Quando navegamos na internet e seguimos uma celebridade, temos total 
interesse em saber como essa pessoa se comporta na sua vida pessoal, ou então, 
quando acessamos nossas redes sociais, sempre observamos as postagens de nossos 
amigos. Você já parou para pensar que essas postagens nada mais são do que contos? 
E que quem o postou é o maior protagonista dessa história? 
3.1. Os novos autores da era digital 
Vivemos em um mundo bastante globalizado, com uma grande variedade de 
informações, fontes e recursos. Dessa forma, o ato de se escrever ganha novos 
territórios, construindo novas relações de comunicação, já que podemos postar 
conteúdos em blogs e redes sociais a qualquer momento para qualquer pessoa. 

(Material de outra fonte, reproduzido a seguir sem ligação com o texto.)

# askerlee/segtran

Measured on AMD Instinct MI355X. Metric: train-step images/sec (cfg2, re-associated op order), higher is better.
Workload: dtype f32; 1 GPU; REFUGE fundus 2D, segtran eff-b4, translayers 3, layercompress 1,1,2,2, 512x512, bs 6/GPU; global_batch=6, per_gpu_batch=6, parallelism=dp1, step=fwd+BCE/Dice+bwd+allreduce+clip+BertAdam, op_order=re-associated, ranks=1

## Files before the change

### include/segx.h

```cpp
#ifndef SEGX_H
#define SEGX_H
#include <stdint.h>
#ifdef __cplusplus
extern "C" {
#endif

int segx_version(void);
int segx_last_error(char* buf, int buflen);

enum { SEGX_EPI_NONE = 0, SEGX_EPI_GELU = 1 ,
       SEGX_EPI_SWISH = 2 ,
       SEGX_EPI_RELU = 3  };
enum { SEGX_BIAS_NONE = 0, SEGX_BIAS_N = 1 , SEGX_BIAS_M = 2  };
enum { SEGX_ENGINE_F32 = 0, SEGX_ENGINE_BF16X6 = 1 };
enum { SEGX_ENGINE_SEL_DEFAULT = 0, SEGX_ENGINE_SEL_F32 = 1, SEGX_ENGINE_SEL_BF16X6 = 2 };
enum { SEGX_TILE_AUTO = 0, SEGX_TILE_128x128 = 1, SEGX_TILE_64x64 = 2, SEGX_TILE_128x32 = 3, SEGX_TILE_32x128 = 4, SEGX_TILE_64x128 = 5,
       SEGX_TILE_256x128 = 6, SEGX_TILE_WS128x128 = 7, SEGX_TILE_WS128x256 = 8, SEGX_TILE_WS64x256 = 9,
       SEGX_TILE_WS96x256 = 10, SEGX_TILE_WS256x96 = 11,
       SEGX_TILE_SKINNY_NT = 12   };
typedef struct {
    int32_t M, N, K, nb0, nb1;
    int64_t a_b0, a_b1, a_m, a_k;
    int64_t b_b0, b_b1, b_n, b_k;
    int64_t c_b0, c_b1, c_m;
// ... 102 lines not shown
int segx_team_status(int clear);
int segx_team_cap(void);
int segx_occupy(int wgs, int heavy, float ms, float* sink, void* stream);
int segx_bn_act_bwd2(const float* dY, const float* X, const float* mean, const float* var, const float* w, const float* b,
                     float* dX, float* dw, float* db, float* ws, int B, int C, int64_t S, float eps, int act, int training,
                     const float* gate, const float* dpool, float inv_S, float dc_p, uint64_t seed, uint64_t offset, int64_t dy_bs, int64_t ws_floats, void* stream);
int segx_se_fwd2(const float* psum, int nch, float inv_S, const float* W1, const float* b1, const float* W2, const float* b2, const float* Wproj,
                 float* p, float* hpre, float* gate, float* Wb, int B, int C, int Cs, int M, void* stream);
int64_t segx_se_ws2_floats(int B, int C, int Cs);
int segx_se_bwd2(const float* dWb, const float* Wproj, const float* dgate, const float* gate, const float* hpre, const float* p, const float* W1,
                 const float* W2, float inv_S, float* dpool, float* dW1, float* db1, float* dW2, float* db2, float* dWproj, float* ws,
                 int B, int C, int Cs, int M, void* stream);
int segx_dwconv2d_fwd(const float* X, const float* W, float* Y, int B, int C, int H, int Wd, int OH, int OW, int k, int stride,
                      int pad_t, int pad_l, void* stream);
int64_t segx_dwconv2d_pool_chunks(int OH, int OW);
int segx_dwconv2d_bias_act_pool(const float* X, const float* W, const float* bias, float* Y, float* psum, int B, int C, int H, int Wd, int OH, int OW,
                                int k, int stride, int pad_t, int pad_l, int act, void* stream);
int segx_dwconv2d_bwd_data(const float* dY, const float* W, float* dX, int B, int C, int H, int Wd, int OH, int OW, int k,
                           int stride, int pad_t, int pad_l, void* stream);
int64_t segx_dwconv2d_wgrad_rows(int OH, int OW);
int64_t segx_dwconv2d_bwd_fused_rows(int H, int Wd, int OH, int OW, int k, int stride, int pad_t, int pad_l);
int segx_dwconv2d_bwd_fused(const float* dY, const float* X, const float* W, float* dX, float* part, int B, int C, int H, int Wd, int OH, int OW,
                            int k, int stride, int pad_t, int pad_l, void* stream);
int segx_dwconv2d_bwd_weight_direct(const float* dY, const float* X, float* dW, int B, int C, int H, int Wd, int OH, int OW, int k,
                                    int stride, int pad_t, int pad_l, void* stream);
int segx_dwconv2d_bwd_weight(const float* dY, const float* X, float* part, int B, int C, int H, int Wd, int OH, int OW, int k,
                             int stride, int pad_t, int pad_l, void* stream);
int segx_plane_scale(const float* X, const float* gate, float* Y, int64_t planes, int64_t S, void* stream);
int segx_plane_bias_add(const float* X, const float* bias, float* Y, int64_t planes, int C, int64_t S, void* stream);
int segx_plane_dot(const float* A, const float* Bm, float* out, int64_t planes, int64_t S, void* stream);

int64_t segx_gn_ws_floats(int B, int C, int G);
int segx_groupnorm_fwd(const float* X, const float* w, const float* b, float* Y, float* mean, float* rstd, float* ws,
                       int B, int C, int G, int64_t S, float eps, void* stream);
int segx_groupnorm_bwd(const float* dY, const float* X, const float* w, const float* mean, const float* rstd, float* dX,
                       float* dw, float* db, float* ws, int B, int C, int G, int64_t S, float* plane_dx_sums, void* stream);
int64_t segx_interp_gn_nparts(int64_t float4_per_plane, int cpg);
int segx_interp_linear_fwd_axis2_gn(const float* in, const float* base, float* out, int64_t outer, int n1_in, int n1_out, int n2_in, int n2_out,
                                    int64_t inner, int cpg, float* parts, int nparts, void* stream);
int segx_groupnorm_fwd_parts(const float* X, const float* parts, int nparts, const float* w, const float* b, float* Y, float* mean, float* rstd,
                             int B, int C, int G, int64_t S, float eps, void* stream);
int segx_groupnorm_stats_parts(const float* parts, int nparts, float* mean, float* rstd, int BG, float eps, void* stream);
int segx_gn_fold_bwd_proj(const float* dOut, const float* Wb, int NC, const float* X, const float* mean, const float* rstd, const float* A, const float* Bc,
                          float* dX, float* plane_sums, float* ws, int B, int C, int G, int64_t S, void* stream);
int segx_gn_fold_bwd(const float* Gd, const float* X, const float* mean, const float* rstd, const float* A, const float* Bc, float* dX, float* plane_sums,
                     float* ws, int B, int C, int G, int64_t S, void* stream);
// ... 130 lines not shown
```

### segtran_amd/csrc/backbone.hip

```cpp
#include "common.h"
#include <mutex>
#include <unordered_map>

namespace segx {

enum { ACT_NONE = 0, ACT_SWISH = 1, ACT_RELU = 2, ACT_LEAKY = 3  };

__device__ __forceinline__ float sigm(float x) { return 1.0f / (1.0f + __expf(-x)); }
__device__ __forceinline__ float act_fwd(float u, int act) {
    return act == ACT_SWISH ? u * sigm(u) : act == ACT_RELU ? fmaxf(u, 0.f) : act == ACT_LEAKY ? (u > 0.f ? u : 0.2f * u) : u;
}
__device__ __forceinline__ float act_grad(float u, int act) {
    if (act == ACT_SWISH) { const float s = sigm(u); return s * (1.0f + u * (1.0f - s)); }
    if (act == ACT_RELU) return u > 0.f ? 1.0f : 0.f;
    if (act == ACT_LEAKY) return u > 0.f ? 1.0f : 0.2f;
    return 1.0f;
}

__device__ __forceinline__ float drop_connect_scale(float p, uint64_t seed, uint64_t offset, const uint64_t* __restrict__ rbase, int sample) {
    if (!(p > 0.f)) return 1.0f;
    return dropout_scale(seed, 0, offset + (rbase ? *rbase : 0) + (uint64_t)sample, p, 1.0f / (1.0f - p));
}
__device__ __forceinline__ void bn_fold_sums(const float* __restrict__ ws, int c, int nparts, float& a, float& q) {
    const int lane = threadIdx.x & 63;
    const float2* p = reinterpret_cast<const float2*>(ws) + (int64_t)c * nparts;
    a = 0.f; q = 0.f;
    for (int i = lane; i < nparts; i += 64) { const float2 v = p[i]; a += v.x; q += v.y; }
    a = wave_sum(a); q = wave_sum(q);
}

constexpr int BN_SLABS = 8;
static inline int bn_slabs(int64_t S) { const int64_t n = S / 8192; return (int)(n < 1 ? 1 : n > BN_SLABS ? BN_SLABS : n); }

__global__ __launch_bounds__(256) void bn_act_bwd_stage1(const float* __restrict__ dY, const float* __restrict__ X, const float* __restrict__ mean,
                                                         const float* __restrict__ var, const float* __restrict__ w, const float* __restrict__ b,
                                                         float* __restrict__ ws, int C, int64_t S, float eps, int act,
                                                         const float* __restrict__ gate, const float* __restrict__ dpool, float inv_S,
                                                         float dc_p, uint64_t seed, uint64_t offset, const uint64_t* __restrict__ rbase, int64_t dy_bs) {
    __shared__ float red[4];
    const int c = blockIdx.x, bb = blockIdx.y, slab = blockIdx.z;
// ... 1742 lines not shown
```

### segtran_amd/csrc/common.h

```cpp
#pragma once
#include <hip/hip_runtime.h>
#include <stdint.h>
#include <stdio.h>
#include <stdarg.h>
#include <string.h>
#include <math.h>
#include <atomic>
#include "../../include/segx.h"

typedef float f32x16 __attribute__((ext_vector_type(16)));
typedef float f32x4 __attribute__((ext_vector_type(4)));

namespace segx {

inline char* err_buf() { static thread_local char buf[512] = {0}; return buf; }
inline int fail(int code, const char* fmt, ...) {
    va_list ap; va_start(ap, fmt); vsnprintf(err_buf(), 512, fmt, ap); va_end(ap); return code;
}
inline int check_launch(const char* what) {
    hipError_t e = hipGetLastError();
    if (e != hipSuccess) return fail((int)e, "%s: %s", what, hipGetErrorString(e));
    return 0;
}
#ifndef SEGX_MIN_WAVES_PER_SIMD
// ... 115 lines not shown
    return v;
}
template <int NW> __device__ __forceinline__ float block_sum(float v, float* red) {
    v = wave_sum(v);
    const int lane = threadIdx.x & 63, w = threadIdx.x >> 6;
    __syncthreads();
    if (lane == 0) red[w] = v;
    __syncthreads();
    float s = 0.f;
#pragma unroll
    for (int i = 0; i < NW; ++i) s += red[i];
    return s;
}
template <int NW> __device__ __forceinline__ float block_max(float v, float* red) {
    v = wave_max(v);
    const int lane = threadIdx.x & 63, w = threadIdx.x >> 6;
    __syncthreads();
    if (lane == 0) red[w] = v;
    __syncthreads();
    float s = red[0];
#pragma unroll
    for (int i = 1; i < NW; ++i) s = fmaxf(s, red[i]);
    return s;
}

struct u32x4 { unsigned x, y, z, w; };
__device__ __forceinline__ u32x4 philox4(uint64_t seed, uint64_t ctr) {
    unsigned c0 = (unsigned)ctr, c1 = (unsigned)(ctr >> 32), c2 = 0x5eed5eedu, c3 = 0u;
    unsigned k0 = (unsigned)seed, k1 = (unsigned)(seed >> 32);
#pragma unroll
    for (int r = 0; r < 7; ++r) {
        const unsigned h0 = __umulhi(0xD2511F53u, c0), l0 = 0xD2511F53u * c0;
        const unsigned h1 = __umulhi(0xCD9E8D57u, c2), l1 = 0xCD9E8D57u * c2;
        const unsigned n0 = h1 ^ c1 ^ k0, n2 = h0 ^ c3 ^ k1;
        c0 = n0; c1 = l1; c2 = n2; c3 = l0;
        k0 += 0x9E3779B9u; k1 += 0xBB67AE85u;
    }
    u32x4 o; o.x = c0; o.y = c1; o.z = c2; o.w = c3; return o;
}
__device__ __forceinline__ float keep_of(unsigned u, float p, float inv_keep) {
    return ((float)(u >> 8) * (1.0f / 16777216.0f) >= p) ? inv_keep : 0.0f;
}
__device__ __forceinline__ float4 dropout_scale4(uint64_t seed, uint64_t offset, uint64_t idx0, float p, float inv_keep) {
    const u32x4 r = philox4(seed, (offset + idx0) >> 2);
    return make_float4(keep_of(r.x, p, inv_keep), keep_of(r.y, p, inv_keep), keep_of(r.z, p, inv_keep), keep_of(r.w, p, inv_keep));
}
// ... 82 lines not shown
```

### segtran_amd/efficientnet/model.py

```python
import math
import torch
from torch import nn
from torch.nn import functional as F

from .. import functional as SF

BN_MOM, BN_EPS = 1 - 0.99, 1e-3

_BASE = [(1, 3, 1, 1, 32, 16, 0.25), (2, 3, 2, 6, 16, 24, 0.25), (2, 5, 2, 6, 24, 40, 0.25), (3, 3, 2, 6, 40, 80, 0.25),
         (3, 5, 1, 6, 80, 112, 0.25), (4, 5, 2, 6, 112, 192, 0.25), (1, 3, 1, 6, 192, 320, 0.25)]
_PARAMS = {'efficientnet-b0': (1.0, 1.0, 224, 0.2), 'efficientnet-b1': (1.0, 1.1, 240, 0.2),
           'efficientnet-b2': (1.1, 1.2, 260, 0.3), 'efficientnet-b3': (1.2, 1.4, 300, 0.3),
           'efficientnet-b4': (1.4, 1.8, 380, 0.4), 'efficientnet-b5': (1.6, 2.2, 456, 0.4),
           'efficientnet-b6': (1.8, 2.6, 528, 0.5), 'efficientnet-b7': (2.0, 3.1, 600, 0.5)}


def round_filters(filters, width, divisor=8):
    filters *= width
    new = max(divisor, int(filters + divisor / 2) // divisor * divisor)
    if new < 0.9 * filters:
        new += divisor
    return int(new)


# ... 40 lines not shown
        s = bn.weight.double() / torch.sqrt(bn.running_var.double() + bn.eps)
        w = (weight.double() * s.view(-1, *([1] * (weight.dim() - 1)))).float().contiguous()
        b = (bn.bias.double() - bn.running_mean.double() * s).float().contiguous()
    return w, b
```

Nesse sentido, temos os os famosos blogueiros e youtubers, que são, no nível 
mais popular e massificado da cultura, os predominantes produtores de conteúdos de 
e sobre “literaturas” digitais. Nos dias de hoje, a comunicação digital tem ganhado 
cada vez mais espaço no tocante aos nossos hábitos de leitura. Frequentemente 
estamos lendo postagens de nossos amigos de redes sociais, trocamos mensagens 
instantâneas em celulares, assistimos aos vídeos dos nossos canais favoritos e lemos 
blogs na internet do que pegamos um livro para ler. Esse costume deve-se pela correria 
do cotidiano e a disponibilidade digital. 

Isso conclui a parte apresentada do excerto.